By this point we are nearing a hairpin and the traffic is showing signs of maybe, possibly, moving. Smoke rises from next to a French campervan. A Frenchman bearing a plate is about to disappear inside. I accost him, and his very nice wife comes out to help translate.

They, too, have sausages. They look great, albeit a bit carcinogenic. They are, I am told, ‘spicy’. Through the open door I can see that there is a supplement to the sossos. “Oui, tomatoes,” they confirm. Can I take a picture of the cooking device? “Of course.” Merci beaucoup.

The traffic starts trickling down the mountain and I wheeze my way back up to the car. There will be no time for further interviews, but there are opportunities for pictures. As we climb the next climb on the way to our hotel, we see a marquee flapping in the breeze and a Union Jack forlornly carried by the shouts of chapeaus past.

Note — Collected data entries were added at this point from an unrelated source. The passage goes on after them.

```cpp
#ifndef PTE_S8_WAVES
#define PTE_S8_WAVES 4
#endif
template <int NLU, int S8_BS, int WINDOW, int DBL_MODE>
__device__ __forceinline__ void slice8_body(EngineDev e, SliceParams sp, const int64_t cl) {
    using namespace s7;
    constexpr int WIN = WINDOW, REFILL_AT = WINDOW - PTE_S7_MARGIN;
    constexpr bool FAST = (DBL_MODE == 2);
    static_assert(CAP_ITERS >= S8_BS, "lane 0 must be able to run past the speculative budget");
#ifndef PTE_S8_BLK
#define PTE_S8_BLK 256
#endif
// ... 26 lines not shown
    __syncthreads();
    if (cl >= e.K) return;
    const int64_t c = e.c0 + cl;
    const int slot = e.slot_of_chain[cl];
    if (is_ref_chain(e, c)) {
        iid_refresh_recorded<NLU>(e, cl, c, slot, e.sd[c], lane);
        return;
    }
    const double lp_before = lp_before_explore(e, c, slot);
    const int64_t d = e.d;
    double *xrow = e.x + (int64_t)slot * e.ld;
    const int B = (int)((d + 63) >> 6);
    const double nhp = e.nhp[c];
    const double inv_nhp = 1.0 / nhp;
    const double inv_abs_nhp = -inv_nhp * (1.0 + 1e-6);
    const double w = sp.w;
    const double w11 = 1.1 * sp.w;
    const int cap_iters = min(sp.max_iter, CAP_ITERS);
    const int kcap = min(sp.p, 20);
    const bool shr_more = S8_BS < cap_iters;
    constexpr bool HAND_SHRINK = (S8_BS == PTE_S8_BS && S8_BS >= 6 && S8_BS <= 10);
    constexpr bool N_IS_KN = (DBL_MODE == 2) && HAND_SHRINK;

    const int hg = s7_level(lane);
    const int hrel = s7_pick(LO, hg, 0) + lane - s7_pick(BASE, hg, 0);

    const int succ_lo = s7_pick(LO, hg + 1, 0), succ_wd = s7_pick(WD, hg + 1, 0), succ_base = s7_pick(BASE, hg + 1, 0);
    const int succ_off = hrel - succ_lo;
    const int word_c = 0x10000 - succ_off;
    const int word_c9 = (1 << 20) - succ_off * 512;
    const uint64_t seed_in = e.rng[2 * slot];

    double BS = 0.0;
    for (int b = 0; b < B; ++b) {
        int64_t i = 64 * (int64_t)b + lane;
        double v = (i < d) ? xrow[i] : 0.0;
        double s = wave_sum_dpp(v * v);
        if (lane == b) BS = s;
    }
    double S = upper_tree_root<NLU>(BS);
    if (nhp * S == -INFINITY) { if (lane == 0) set_error(e, ERR_SLICE_SUPPORT, (int)c, -1); return; }

    uint64_t wseed = e.rng[2 * slot];
    const uint64_t gamma = e.rng[2 * slot + 1];
    int p = 0;
    uint64_t gamma_inv = gamma;
    for (int k = 0; k < 5; ++k) gamma_inv *= 2ull - gamma * gamma_inv;
    double wsum = 0.0;
    typedef unsigned mask2_t __attribute__((ext_vector_type(2)));
    typedef unsigned slow_mask_t __attribute__((ext_vector_type(WIN / 32)));
    typedef double draws8_t __attribute__((ext_vector_type(8)));
// ... 538 lines not shown
                                 : [sB] "=&s"(sB_), [tm] "=&s"(tmask), [acc] "=&s"(acc),
                                   [s0] "=&s"(s0_), [s1] "=&s"(s1_), [s2] "=&s"(s2_), [s3] "=&s"(s3_), [s4] "=&s"(s4_)
                                 : [w] "v"(w_), [pk] "v"(pk_)
                                 : "scc");
                    if (__builtin_amdgcn_inverse_ballot_w64(tmask)) s_x[(l + hg) & (BLK - 1)] = xf;
                    __builtin_amdgcn_wave_barrier();
                    p += (int)((acc >> 9) & 0x1FFu);
                    gdone = (int)((acc >> 20) & 7u);
                    l += gdone;
                } else {
                bool valid = __builtin_amdgcn_inverse_ballot_w64(pre_ok) && fin && (W > thr2);
                if constexpr (!FAST) valid = valid && !(E != E) && n <= cap_iters;
#ifdef PTE_PROFILE_SECTIONS
                asm volatile("" :: "v"(xf), "v"(n), "v"(dmin));
#endif
#ifdef PTE_PROFILE_SECTIONS
                {
                    const bool mg = dmin > 2e-12 * Bq;
                    const int rc = !active ? 7 : (E != E) ? 1 : !dbl_ok ? 2 : !fin ? 3 : !valid ? 4 : !mg ? 5 : 0;
                    const int cnt_ = N_IS_KN ? n - succ_off : cnt_base + kd + n;
                    int o_ = 0, g_ = 0, why = 0;
                    for (g_ = 0; g_ < G; ++g_) {
                        if (l + g_ >= nl) { why = 7; break; }
                        const int k_ = o_ - LO[g_];
                        if ((unsigned)k_ >= (unsigned)WD[g_]) { why = 6; break; }
                        const int ln_ = BASE[g_] + k_;
                        const int r_ = __builtin_amdgcn_readlane(rc, ln_);
                        if (r_) { why = r_; break; }
                        o_ += __builtin_amdgcn_readlane(cnt_, ln_);
                    }
                    PROF_ADD(8 + why, 1);
                }
#endif
                valid = valid && (dmin > mthr);
                const int kn = N_IS_KN ? n : kn0 + n;
                const bool inw = (unsigned)kn < (unsigned)succ_wd;
                const uint64_t vmask = ballot64(valid);
                int word_v = kn + word_c + (inw ? (int)((unsigned)(kn + succ_base) << 24) : 0);
                asm("" : "+v"(word_v));
                const int word = valid ? word_v : 0;
                const int packed = (lane != 0) ? word : 0;
#ifdef PTE_PROFILE_SECTIONS
                asm volatile("" :: "v"(packed));
#endif
                {
                    int pk = __builtin_amdgcn_readlane(word, 0);
                    unsigned acc = 0u;
                    uint64_t tmask = 1ull;
#pragma unroll
// ... 190 lines not shown
```
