def load():
    global _lib
    if _lib is not None:
        return _lib
    if not os.path.exists(LIB_PATH):
        raise ImportError(f"{LIB_PATH} is missing: the HIP extension must be built (hipcc --offload-arch=gfx950); "
                          "there is no CPU fallback for the product path")
    lib = C.CDLL(LIB_PATH)
    lib.mind_ctx_create.argtypes = [C.c_int, C.c_void_p, C.POINTER(C.c_void_p)]
    lib.mind_ctx_destroy.argtypes = [C.c_void_p]
    lib.mind_last_error_string.argtypes = [C.c_void_p]
    lib.mind_last_error_string.restype = C.c_char_p
    lib.mind_ctx_synchronize.argtypes = [C.c_void_p]
    lib.mind_weights_load.argtypes = [C.c_void_p, C.POINTER(TensorDesc), C.c_int]
    lib.mind_predict_batch.argtypes = [C.c_void_p, C.POINTER(SceneBatch), C.POINTER(PredOut)]
    lib.mind_predict_batch_aux.argtypes = [C.c_void_p, C.POINTER(SceneBatch), C.POINTER(PredOut), C.POINTER(PredAux)]
    lib.mind_set_decoder_basis.argtypes = [C.c_void_p, C.c_int]
    lib.mind_get_decoder_basis.argtypes = [C.c_void_p]
    lib.mind_curve_eval.argtypes = [C.c_void_p, C.c_int, C.c_void_p, C.c_longlong, C.POINTER(C.c_double), C.c_int, C.c_void_p, C.c_void_p, C.c_void_p]
    lib.mind_debug_curve_basis.argtypes = [C.c_int, C.POINTER(C.c_double), C.c_int, C.POINTER(C.c_float), C.POINTER(C.c_float)]
    lib.mind_last_fusion_stats.argtypes = [C.c_void_p, C.POINTER(C.c_int), C.POINTER(C.c_float), C.POINTER(C.c_double)]
    lib.mind_last_actor_stats.argtypes = [C.c_void_p, C.POINTER(C.c_int), C.POINTER(C.c_int), C.POINTER(C.c_int), C.POINTER(C.c_float)]
    lib.mind_debug_actor_lw_plan.argtypes = [C.c_int, C.c_int, C.c_int, C.POINTER(C.c_longlong), C.c_int, C.POINTER(C.c_longlong)]
    lib.mind_last_token_stats.argtypes = [C.c_void_p, C.POINTER(C.c_int), C.POINTER(C.c_int), C.POINTER(C.c_int), C.POINTER(C.c_float)]
    lib.mind_last_token_stage_ms.argtypes = [C.c_void_p, C.POINTER(C.c_float), C.c_int]
    lib.mind_debug_token_lw_plan.argtypes = [C.c_int, C.c_int, C.c_int, C.POINTER(C.c_longlong), C.c_int, C.POINTER(C.c_longlong)]
    lib.mind_set_profiling.argtypes = [C.c_void_p, C.c_int]
    lib.mind_debug_launch_times.argtypes = [C.c_void_p, C.c_int, C.POINTER(C.c_float), C.POINTER(C.c_float), C.c_int, C.POINTER(C.c_int), C.POINTER(C.c_int)]
    lib.mind_debug_launch_clock.argtypes = [C.c_int, C.c_int, C.c_int, C.POINTER(C.c_longlong), C.c_int, C.POINTER(C.c_ulonglong), C.c_longlong,
                                            C.POINTER(C.c_double), C.c_int]
    lib.mind_ilqr_solve_trees.argtypes = [C.c_void_p, C.POINTER(IlqrCfg), C.POINTER(CostTree), C.c_int,
                                          C.POINTER(C.c_double), C.POINTER(C.c_double), C.c_int, C.c_double, C.c_int,
                                          C.POINTER(C.c_double), C.POINTER(C.c_double), C.POINTER(C.c_double),
                                          C.POINTER(IlqrStats)]
    lib.mind_ilqr_contingency.argtypes = [C.c_void_p, C.POINTER(IlqrCfg), C.POINTER(IlqrCfg), C.POINTER(CostTree), C.c_int,
                                          C.POINTER(C.c_double), C.POINTER(C.c_double), C.c_int, C.c_double,
                                          C.POINTER(C.c_double), C.POINTER(C.c_double), C.POINTER(IlqrStats), C.POINTER(IlqrStats)]
    lib.mind_ilqr_contingency_begin.argtypes = [C.c_void_p, C.POINTER(IlqrCfg), C.POINTER(IlqrCfg), C.POINTER(CostTree), C.c_int,
                                          C.POINTER(C.c_double), C.POINTER(C.c_double), C.c_int, C.c_double,
                                          C.POINTER(C.c_double), C.POINTER(C.c_double), C.POINTER(IlqrStats), C.POINTER(IlqrStats)]
    lib.mind_ilqr_finish.argtypes = [C.c_void_p]
    lib.mind_ilqr_contingency_begin_plan.argtypes = [C.c_void_p, C.POINTER(IlqrCfg), C.POINTER(IlqrCfg), C.c_void_p, C.c_void_p, C.c_int, C.c_double,
                                                     C.c_void_p, C.c_void_p, C.c_void_p, C.c_void_p]
    lib.mind_fill_tracks.argtypes = [C.c_void_p, C.c_int, C.c_int, C.c_void_p, C.c_void_p, C.c_void_p, C.c_void_p, C.c_void_p, C.c_void_p]
    lib.mind_ilqr_solve_fields.argtypes = [C.c_void_p, C.POINTER(IlqrCfg), C.POINTER(FieldGrid), C.POINTER(CostTree), C.c_int,
                                           C.POINTER(C.c_double), C.POINTER(C.c_double), C.POINTER(C.c_double),
                                           C.POINTER(C.c_double), C.POINTER(IlqrStats)]
    lib.mind_cost_eval.argtypes = [C.c_void_p, C.POINTER(IlqrCfg), C.POINTER(FieldGrid), C.POINTER(CostTree),
                                   C.POINTER(C.c_double), C.POINTER(C.c_double), C.c_int, C.c_double, C.c_int, C.c_int,
                                   C.POINTER(C.c_int32), C.POINTER(C.c_double), C.POINTER(C.c_double), C.POINTER(C.c_double)]
    lib.mind_ilqr_score_trees.argtypes = [C.c_void_p, C.POINTER(IlqrCfg), C.POINTER(FieldGrid), C.POINTER(CostTree), C.c_int,
                                          C.POINTER(C.c_double), C.POINTER(C.c_double), C.c_int, C.c_double, C.c_int, C.c_int,
                                          C.POINTER(C.c_double), C.POINTER(C.c_double), C.POINTER(C.c_double), C.POINTER(C.c_double)]
    lib.mind_ilqr_gains.argtypes = [C.c_void_p, C.POINTER(IlqrCfg), C.POINTER(FieldGrid), C.POINTER(CostTree), C.c_int,
                                    C.POINTER(C.c_double), C.POINTER(C.c_double), C.c_int, C.c_double, C.c_int,
                                    C.POINTER(C.c_double), C.POINTER(C.c_double), C.POINTER(IlqrGainsOut)]
    lib.mind_ilqr_policy_rollouts.argtypes = [C.c_void_p, C.POINTER(IlqrCfg), C.POINTER(FieldGrid), C.POINTER(CostTree), C.c_int,
                                              C.POINTER(C.c_double), C.POINTER(C.c_double), C.c_int, C.c_double, C.c_int,
                                              C.POINTER(C.c_double), C.POINTER(C.c_double), C.POINTER(C.c_double), C.c_int,
                                              C.POINTER(C.c_double), C.POINTER(C.c_double), C.POINTER(C.c_double), C.POINTER(C.c_double),
                                              C.POINTER(C.c_double), C.POINTER(C.c_double)]
    lib.mind_lane_dist_field.argtypes = [C.c_void_p, C.POINTER(C.c_double), C.POINTER(C.c_double), C.c_int, C.c_int, C.c_int,
                                         C.c_double] + [C.POINTER(C.c_double)] * 4
    lib.mind_aime_world.argtypes = [C.c_void_p, C.POINTER(WorldIn), C.POINTER(WorldOut)]
    lib.mind_aime_rebase.argtypes = [C.c_void_p, C.POINTER(RebaseIn), C.POINTER(RebaseOut)]
    lib.mind_debug_aime_decide.argtypes = [C.c_void_p, C.c_int, C.POINTER(C.c_int32), C.POINTER(C.c_int32), C.c_void_p, C.POINTER(C.c_float), C.c_void_p,
                                           C.c_void_p, C.c_void_p, C.c_int, C.c_float, C.c_float, C.c_int, C.c_int, C.c_void_p, C.c_void_p, C.c_void_p]
    lib.mind_aime_plan.argtypes = [C.c_void_p, C.POINTER(AimePlanIn), C.POINTER(AimePlanOut)]
    lib.mind_aime_plan_begin.argtypes = [C.c_void_p, C.POINTER(AimePlanIn)]
    lib.mind_aime_plan_poll.argtypes = [C.c_void_p]
    lib.mind_aime_plan_finish.argtypes = [C.c_void_p, C.POINTER(AimePlanOut)]
    lib.mind_ctx_busy.argtypes = [C.c_void_p]
    lib.mind_ilqr_finish_plan.argtypes = [C.c_void_p, C.c_int, C.c_int, C.c_void_p, C.c_void_p, C.c_void_p, C.c_void_p]
    lib.mind_set_pair_precision.argtypes = [C.c_void_p, C.c_int]
    lib.mind_set_tuning.argtypes = [C.c_void_p, C.c_char_p, C.c_int]
    lib.mind_get_tuning.argtypes = [C.c_void_p, C.c_char_p, C.POINTER(C.c_int)]
    lib.mind_debug_tuning.argtypes = [C.c_int, C.c_char_p, C.c_char_p, C.c_int, C.POINTER(C.c_char_p), C.POINTER(C.c_char_p), C.POINTER(C.c_int)]
    lib.mind_debug_live_handles.argtypes = []
    lib.mind_last_ilqr_stats.argtypes = [C.c_void_p, C.POINTER(C.c_float), C.POINTER(C.c_int), C.POINTER(C.c_int)]
    lib.mind_last_ilqr_profile.argtypes = [C.c_void_p, C.POINTER(C.c_double)]
    lib.mind_last_ilqr_trace.argtypes = [C.c_void_p, C.c_int, C.c_int, C.POINTER(C.c_double), C.c_int, C.POINTER(C.c_int)]
    lib.mind_eval_traj_trees.argtypes = [C.POINTER(C.c_double), C.POINTER(C.c_double), C.POINTER(C.c_int32), C.c_int, C.c_void_p, C.c_int, C.c_int,
                                         C.c_double, C.POINTER(C.c_double)]
    lib.mind_get_pair_precision.argtypes = [C.c_void_p]
    lib.mind_debug_pack_bfrag.argtypes = [C.POINTER(C.c_float), C.c_int, C.POINTER(C.c_uint32)]
    lib.mind_debug_pair_schedule.argtypes = [C.POINTER(C.c_int), C.POINTER(C.c_int), C.c_int, C.c_int, C.c_int, C.POINTER(C.c_int), C.c_int, C.POINTER(C.c_int)]
    lib.mind_debug_predict_choice.argtypes = [C.POINTER(C.c_char_p), C.POINTER(C.c_int), C.c_int, C.c_int, C.c_int, C.c_int, C.POINTER(C.c_int), C.POINTER(C.c_int),
                                              C.c_int, C.POINTER(C.c_longlong), C.c_int]
    lib.mind_debug_ilqr_plan.argtypes = [C.POINTER(C.c_char_p), C.POINTER(C.c_int), C.c_int, C.c_int, C.c_int, C.c_int, C.POINTER(C.c_int), C.POINTER(C.c_int32),
                                         C.POINTER(C.c_longlong), C.c_int, C.POINTER(C.c_int)]
    lib.mind_debug_wait_word.argtypes = [C.POINTER(C.c_uint), C.c_uint, C.c_double, WAIT_CLOCK, C.c_void_p, C.c_int]
    lib.mind_debug_aime_book.argtypes = [C.c_int] * 8 + [C.POINTER(C.c_int), C.POINTER(C.c_float)] + [C.c_int] * 4 + [C.POINTER(C.c_longlong), C.c_int, C.c_char_p, C.c_int]
    lib.mind_debug_trig.argtypes = [C.c_void_p, C.POINTER(C.c_double), C.c_int, C.POINTER(C.c_double)]
    lib.mind_debug_pack_conv_frag.argtypes = [C.POINTER(C.c_float), C.c_int, C.c_int, C.c_int, C.POINTER(C.c_uint32), C.c_size_t]
    lib.mind_debug_pack.argtypes = [C.c_char_p, C.POINTER(C.c_float), C.c_int, C.c_int, C.c_int, C.POINTER(C.c_float), C.c_size_t]
    lib.mind_debug_weight_image.argtypes = [C.POINTER(TensorDesc), C.c_int, C.POINTER(C.c_float), C.c_size_t, C.c_char_p, C.c_size_t,
                                            C.POINTER(C.c_longlong), C.c_int, C.POINTER(C.c_longlong), C.c_char_p, C.c_int]
    lib.mind_debug_weight_bind.argtypes = [C.POINTER(TensorDesc), C.c_int, C.c_char_p, C.c_char_p, C.c_int]
    lib.mind_debug_set_layers.argtypes = [C.c_void_p, C.c_int]
    lib.mind_debug_read.argtypes = [C.c_void_p, C.c_char_p, C.POINTER(C.c_float), C.c_int64]
    lib.mind_set_exchange.argtypes = [C.c_void_p, C.c_int, C.c_int, EXCHANGE_FN, C.c_void_p, C.c_int]
    lib.mind_last_exchange_stats.argtypes = [C.c_void_p, C.POINTER(C.c_longlong), C.POINTER(C.c_longlong)]
    lib.mind_loop_create.argtypes = [C.c_void_p, C.POINTER(LoopDesc), C.POINTER(C.c_void_p)]
    lib.mind_loop_destroy.argtypes = [C.c_void_p]
    lib.mind_loop_reset.argtypes = [C.c_void_p]
    lib.mind_loop_advance.argtypes = [C.c_void_p, C.c_int, C.c_double, C.c_longlong, C.POINTER(LoopOut)]
    lib.mind_loop_state.argtypes = [C.c_void_p, C.POINTER(LoopOut)]
    lib.mind_loop_last_plan.argtypes = [C.c_void_p, C.POINTER(AimePlanOut)] + [C.POINTER(C.c_void_p)] * 6 + [C.c_void_p]
    lib.mind_loop_export.argtypes = [C.c_void_p, C.c_int, C.POINTER(C.c_int), C.c_void_p, C.c_void_p, C.c_void_p]
    lib.mind_planner_create.argtypes = [C.c_void_p, C.POINTER(PlannerDesc), C.POINTER(C.c_void_p)]
    lib.mind_planner_destroy.argtypes = [C.c_void_p]
    lib.mind_planner_reset.argtypes = [C.c_void_p]
    lib.mind_planner_observe.argtypes = [C.c_void_p, C.c_int, C.c_void_p, C.c_int, C.c_void_p, C.c_void_p, C.c_void_p]
    lib.mind_planner_set_lanes.argtypes = [C.c_void_p, C.c_int, C.c_void_p, C.c_void_p]
    lib.mind_planner_set_target_lane.argtypes = [C.c_void_p, C.c_int, C.c_void_p, C.c_void_p]
    lib.mind_planner_set_solve_lane.argtypes = [C.c_void_p, C.c_int, C.c_void_p, C.c_double]
    lib.mind_planner_set_eval_lane.argtypes = [C.c_void_p, C.c_int, C.c_void_p, C.c_int]
    lib.mind_planner_plan.argtypes = [C.c_void_p, C.c_void_p, C.c_void_p, C.POINTER(PlannerOut)]
    lib.mind_planner_last_plan.argtypes = [C.c_void_p, C.POINTER(AimePlanOut)] + [C.POINTER(C.c_void_p)] * 6 + [C.c_void_p]
    lib.mind_planner_export.argtypes = [C.c_void_p, C.c_int, C.POINTER(C.c_int), C.c_void_p, C.c_void_p, C.c_void_p]
    lib.mind_audit_plan.argtypes = [C.c_void_p, C.POINTER(AuditBox), C.c_double, C.POINTER(CostTree), C.c_int, C.c_int, C.POINTER(C.c_double),
                                    C.POINTER(AuditPlanOut)]
    lib.mind_audit_episode.argtypes = [C.c_void_p, C.POINTER(AuditBox), C.c_int, C.c_int, C.c_int, C.POINTER(C.c_double), C.POINTER(C.c_double),
                                       C.POINTER(C.c_uint8), C.POINTER(C.c_double), C.POINTER(AuditEpisodeOut)]
    lib.mind_debug_box_clearance.argtypes = [C.c_int, C.c_int, C.POINTER(C.c_double), C.POINTER(C.c_double), C.POINTER(C.c_double), C.POINTER(C.c_double)]
    fc_tail = [C.POINTER(ForecastCfg), C.c_int, C.POINTER(C.c_int32), C.c_void_p, C.c_void_p, C.POINTER(C.c_double), C.POINTER(C.c_uint8),
               C.POINTER(C.c_uint8), C.POINTER(ForecastOut)]
    lib.mind_forecast_score.argtypes = [C.c_void_p] + fc_tail
    lib.mind_debug_forecast_score.argtypes = fc_tail
    road = [C.POINTER(C.c_double), C.POINTER(C.c_int32), C.c_int]
    lib.mind_audit_road_plan.argtypes = [C.c_void_p, C.POINTER(AuditBox)] + road + [C.POINTER(CostTree), C.c_int, C.c_int, C.POINTER(C.c_double),
                                                                                   C.POINTER(AuditRoadPlanOut)]
    lib.mind_audit_road_episode.argtypes = [C.c_void_p, C.POINTER(AuditBox)] + road + [C.c_int, C.c_int, C.POINTER(C.c_double),
                                                                                      C.POINTER(AuditRoadEpisodeOut)]
    lib.mind_debug_road_margin.argtypes = [C.c_int, C.POINTER(C.c_double), C.POINTER(AuditBox)] + road + [C.POINTER(C.c_double), C.POINTER(C.c_double)] + \
        [C.POINTER(C.c_int32)] * 3
    lib.mind_audit_ttc.argtypes = [C.c_void_p, C.POINTER(AuditBox), C.POINTER(AuditTtcCfg), C.c_int, C.c_int, C.c_int, C.POINTER(C.c_double),
                                   C.POINTER(C.c_double), C.POINTER(C.c_uint8), C.POINTER(C.c_double), C.POINTER(AuditTtcOut)]
    lib.mind_debug_box_ttc.argtypes = [C.c_int, C.POINTER(C.c_double), C.POINTER(C.c_double), C.POINTER(C.c_double), C.POINTER(C.c_double)]
    for n in EXPORTS:
        getattr(lib, n)
        if n not in ("mind_last_error_string", "mind_debug_read"):
            getattr(lib, n).restype = C.c_int
    lib.mind_debug_read.restype = C.c_int64
    _lib = lib
    return lib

All in all, a pretty good setup. Careful inspection (ie. zooming in on Lightroom) shows a big jar of pickles, as well as several plastic cups with names on them. One bears the mysterious Sharpie inscription on masking tape of “Adam – 50 cm – It’s paint” which is probably a fun inside joke but from the outside poses many more questions than it answers.

All in all, it’s been refreshing to see the varying national approaches to a roadside meal: the Danish opulence, the no-frills Catalan snackage, the jocular Brits, the tragic American pistachios. In the melting pot of the Tour de France, the world comes together to cheer for cyclists and to sate their appetites for sport and sausage alike.